Required work:
Copy each entry as written.

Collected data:

§

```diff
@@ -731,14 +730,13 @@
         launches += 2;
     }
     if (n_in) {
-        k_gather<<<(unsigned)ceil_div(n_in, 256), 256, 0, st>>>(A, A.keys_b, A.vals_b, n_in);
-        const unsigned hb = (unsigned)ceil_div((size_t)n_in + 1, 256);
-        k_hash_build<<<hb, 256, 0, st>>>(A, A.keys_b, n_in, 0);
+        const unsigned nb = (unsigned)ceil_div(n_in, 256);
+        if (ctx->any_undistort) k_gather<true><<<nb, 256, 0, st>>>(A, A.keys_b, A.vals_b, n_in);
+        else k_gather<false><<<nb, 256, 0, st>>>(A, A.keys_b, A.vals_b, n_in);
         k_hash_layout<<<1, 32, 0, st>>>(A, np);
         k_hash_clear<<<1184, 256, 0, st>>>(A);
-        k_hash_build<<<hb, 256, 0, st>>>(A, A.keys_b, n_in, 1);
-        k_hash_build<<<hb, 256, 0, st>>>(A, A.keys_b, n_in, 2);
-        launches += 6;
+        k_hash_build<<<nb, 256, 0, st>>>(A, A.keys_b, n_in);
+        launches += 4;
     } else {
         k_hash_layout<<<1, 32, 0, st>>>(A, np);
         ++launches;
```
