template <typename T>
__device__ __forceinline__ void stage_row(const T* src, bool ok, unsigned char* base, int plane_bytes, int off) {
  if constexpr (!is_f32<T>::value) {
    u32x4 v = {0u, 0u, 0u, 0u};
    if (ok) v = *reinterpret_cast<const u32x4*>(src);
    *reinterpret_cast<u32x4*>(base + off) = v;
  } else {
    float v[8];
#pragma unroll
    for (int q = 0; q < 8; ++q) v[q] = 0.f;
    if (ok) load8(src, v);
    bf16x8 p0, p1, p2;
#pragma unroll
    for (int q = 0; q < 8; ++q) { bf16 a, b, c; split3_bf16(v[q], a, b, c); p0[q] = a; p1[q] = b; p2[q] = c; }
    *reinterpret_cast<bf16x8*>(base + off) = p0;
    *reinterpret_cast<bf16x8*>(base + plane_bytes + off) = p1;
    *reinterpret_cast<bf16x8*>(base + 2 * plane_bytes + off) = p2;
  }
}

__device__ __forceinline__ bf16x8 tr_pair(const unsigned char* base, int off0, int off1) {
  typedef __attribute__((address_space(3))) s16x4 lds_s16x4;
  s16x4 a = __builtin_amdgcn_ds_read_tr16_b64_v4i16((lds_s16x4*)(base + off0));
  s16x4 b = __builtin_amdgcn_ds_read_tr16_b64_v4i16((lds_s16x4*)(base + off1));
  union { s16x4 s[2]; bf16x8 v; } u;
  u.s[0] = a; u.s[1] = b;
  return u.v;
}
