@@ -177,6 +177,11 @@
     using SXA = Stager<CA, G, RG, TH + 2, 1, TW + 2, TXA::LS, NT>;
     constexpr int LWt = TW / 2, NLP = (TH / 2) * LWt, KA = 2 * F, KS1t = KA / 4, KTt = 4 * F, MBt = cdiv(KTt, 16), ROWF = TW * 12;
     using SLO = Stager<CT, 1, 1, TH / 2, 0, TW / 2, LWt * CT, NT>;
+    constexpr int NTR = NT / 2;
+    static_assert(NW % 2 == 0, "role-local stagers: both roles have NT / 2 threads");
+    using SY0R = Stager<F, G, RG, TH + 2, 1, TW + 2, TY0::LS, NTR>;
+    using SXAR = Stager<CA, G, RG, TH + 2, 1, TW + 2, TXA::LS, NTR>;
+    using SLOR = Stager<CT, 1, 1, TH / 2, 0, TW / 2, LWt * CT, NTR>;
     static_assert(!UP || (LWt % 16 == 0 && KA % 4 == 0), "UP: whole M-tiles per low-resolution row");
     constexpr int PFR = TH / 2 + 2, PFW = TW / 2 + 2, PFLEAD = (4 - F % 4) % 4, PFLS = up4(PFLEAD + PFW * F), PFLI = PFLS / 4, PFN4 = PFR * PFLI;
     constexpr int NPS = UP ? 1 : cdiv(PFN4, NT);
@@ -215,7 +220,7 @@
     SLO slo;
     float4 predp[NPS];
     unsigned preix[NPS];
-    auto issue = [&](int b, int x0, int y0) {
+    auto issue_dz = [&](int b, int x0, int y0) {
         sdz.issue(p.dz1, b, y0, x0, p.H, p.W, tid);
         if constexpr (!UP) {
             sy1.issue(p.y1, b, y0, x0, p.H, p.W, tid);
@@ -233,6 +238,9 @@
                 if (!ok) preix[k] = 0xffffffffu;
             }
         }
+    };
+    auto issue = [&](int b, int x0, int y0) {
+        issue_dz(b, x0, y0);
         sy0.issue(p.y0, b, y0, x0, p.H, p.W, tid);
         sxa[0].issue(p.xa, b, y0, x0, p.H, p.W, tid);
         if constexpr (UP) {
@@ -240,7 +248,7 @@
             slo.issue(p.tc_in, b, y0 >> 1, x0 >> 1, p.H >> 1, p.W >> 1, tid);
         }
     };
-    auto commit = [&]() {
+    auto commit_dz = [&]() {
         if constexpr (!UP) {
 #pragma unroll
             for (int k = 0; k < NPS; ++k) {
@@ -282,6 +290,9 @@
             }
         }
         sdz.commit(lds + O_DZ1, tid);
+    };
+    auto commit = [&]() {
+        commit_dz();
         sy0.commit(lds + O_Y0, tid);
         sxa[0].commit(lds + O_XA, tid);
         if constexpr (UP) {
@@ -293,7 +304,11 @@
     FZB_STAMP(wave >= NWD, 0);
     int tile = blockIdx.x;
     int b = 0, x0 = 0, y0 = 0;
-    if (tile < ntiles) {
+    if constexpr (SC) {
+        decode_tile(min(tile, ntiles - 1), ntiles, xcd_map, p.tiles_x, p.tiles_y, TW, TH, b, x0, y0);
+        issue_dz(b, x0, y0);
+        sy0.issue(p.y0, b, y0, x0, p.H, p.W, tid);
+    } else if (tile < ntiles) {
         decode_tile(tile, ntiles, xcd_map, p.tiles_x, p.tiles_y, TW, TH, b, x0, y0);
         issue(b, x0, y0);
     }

§

Task answer:
```diff
@@ -731,14 +730,13 @@
         launches += 2;
     }
     if (n_in) {
-        k_gather<<<(unsigned)ceil_div(n_in, 256), 256, 0, st>>>(A, A.keys_b, A.vals_b, n_in);
-        const unsigned hb = (unsigned)ceil_div((size_t)n_in + 1, 256);
-        k_hash_build<<<hb, 256, 0, st>>>(A, A.keys_b, n_in, 0);
+        const unsigned nb = (unsigned)ceil_div(n_in, 256);
+        if (ctx->any_undistort) k_gather<true><<<nb, 256, 0, st>>>(A, A.keys_b, A.vals_b, n_in);
+        else k_gather<false><<<nb, 256, 0, st>>>(A, A.keys_b, A.vals_b, n_in);
         k_hash_layout<<<1, 32, 0, st>>>(A, np);
         k_hash_clear<<<1184, 256, 0, st>>>(A);
-        k_hash_build<<<hb, 256, 0, st>>>(A, A.keys_b, n_in, 1);
-        k_hash_build<<<hb, 256, 0, st>>>(A, A.keys_b, n_in, 2);
-        launches += 6;
+        k_hash_build<<<nb, 256, 0, st>>>(A, A.keys_b, n_in);
+        launches += 4;
     } else {
         k_hash_layout<<<1, 32, 0, st>>>(A, np);
         ++launches;
```
template <typename T>
__device__ __forceinline__ void stage_row(const T* src, bool ok, unsigned char* base, int plane_bytes, int off) {
  if constexpr (!is_f32<T>::value) {
    u32x4 v = {0u, 0u, 0u, 0u};
    if (ok) v = *reinterpret_cast<const u32x4*>(src);
    *reinterpret_cast<u32x4*>(base + off) = v;
  } else {
    float v[8];
#pragma unroll
    for (int q = 0; q < 8; ++q) v[q] = 0.f;
    if (ok) load8(src, v);
    bf16x8 p0, p1, p2;
#pragma unroll
    for (int q = 0; q < 8; ++q) { bf16 a, b, c; split3_bf16(v[q], a, b, c); p0[q] = a; p1[q] = b; p2[q] = c; }
    *reinterpret_cast<bf16x8*>(base + off) = p0;
    *reinterpret_cast<bf16x8*>(base + plane_bytes + off) = p1;
    *reinterpret_cast<bf16x8*>(base + 2 * plane_bytes + off) = p2;
  }
}

__device__ __forceinline__ bf16x8 tr_pair(const unsigned char* base, int off0, int off1) {
  typedef __attribute__((address_space(3))) s16x4 lds_s16x4;
  s16x4 a = __builtin_amdgcn_ds_read_tr16_b64_v4i16((lds_s16x4*)(base + off0));
  s16x4 b = __builtin_amdgcn_ds_read_tr16_b64_v4i16((lds_s16x4*)(base + off1));
  union { s16x4 s[2]; bf16x8 v; } u;
  u.s[0] = a; u.s[1] = b;
  return u.v;
}
@@ -177,6 +177,11 @@
     using SXA = Stager<CA, G, RG, TH + 2, 1, TW + 2, TXA::LS, NT>;
     constexpr int LWt = TW / 2, NLP = (TH / 2) * LWt, KA = 2 * F, KS1t = KA / 4, KTt = 4 * F, MBt = cdiv(KTt, 16), ROWF = TW * 12;
     using SLO = Stager<CT, 1, 1, TH / 2, 0, TW / 2, LWt * CT, NT>;
+    constexpr int NTR = NT / 2;
+    static_assert(NW % 2 == 0, "role-local stagers: both roles have NT / 2 threads");
+    using SY0R = Stager<F, G, RG, TH + 2, 1, TW + 2, TY0::LS, NTR>;
+    using SXAR = Stager<CA, G, RG, TH + 2, 1, TW + 2, TXA::LS, NTR>;
+    using SLOR = Stager<CT, 1, 1, TH / 2, 0, TW / 2, LWt * CT, NTR>;
     static_assert(!UP || (LWt % 16 == 0 && KA % 4 == 0), "UP: whole M-tiles per low-resolution row");
     constexpr int PFR = TH / 2 + 2, PFW = TW / 2 + 2, PFLEAD = (4 - F % 4) % 4, PFLS = up4(PFLEAD + PFW * F), PFLI = PFLS / 4, PFN4 = PFR * PFLI;
     constexpr int NPS = UP ? 1 : cdiv(PFN4, NT);
@@ -215,7 +220,7 @@
     SLO slo;
     float4 predp[NPS];
     unsigned preix[NPS];
-    auto issue = [&](int b, int x0, int y0) {
+    auto issue_dz = [&](int b, int x0, int y0) {
         sdz.issue(p.dz1, b, y0, x0, p.H, p.W, tid);
         if constexpr (!UP) {
             sy1.issue(p.y1, b, y0, x0, p.H, p.W, tid);
@@ -233,6 +238,9 @@
                 if (!ok) preix[k] = 0xffffffffu;
             }
         }
+    };
+    auto issue = [&](int b, int x0, int y0) {
+        issue_dz(b, x0, y0);
         sy0.issue(p.y0, b, y0, x0, p.H, p.W, tid);
         sxa[0].issue(p.xa, b, y0, x0, p.H, p.W, tid);
         if constexpr (UP) {
@@ -240,7 +248,7 @@
             slo.issue(p.tc_in, b, y0 >> 1, x0 >> 1, p.H >> 1, p.W >> 1, tid);
         }
     };
-    auto commit = [&]() {
+    auto commit_dz = [&]() {
         if constexpr (!UP) {
 #pragma unroll
             for (int k = 0; k < NPS; ++k) {
@@ -282,6 +290,9 @@
             }
         }
         sdz.commit(lds + O_DZ1, tid);
+    };
+    auto commit = [&]() {
+        commit_dz();
         sy0.commit(lds + O_Y0, tid);
         sxa[0].commit(lds + O_XA, tid);
         if constexpr (UP) {
@@ -293,7 +304,11 @@
     FZB_STAMP(wave >= NWD, 0);
     int tile = blockIdx.x;
     int b = 0, x0 = 0, y0 = 0;
-    if (tile < ntiles) {
+    if constexpr (SC) {
+        decode_tile(min(tile, ntiles - 1), ntiles, xcd_map, p.tiles_x, p.tiles_y, TW, TH, b, x0, y0);
+        issue_dz(b, x0, y0);
+        sy0.issue(p.y0, b, y0, x0, p.H, p.W, tid);
+    } else if (tile < ntiles) {
         decode_tile(tile, ntiles, xcd_map, p.tiles_x, p.tiles_y, TW, TH, b, x0, y0);
         issue(b, x0, y0);
     }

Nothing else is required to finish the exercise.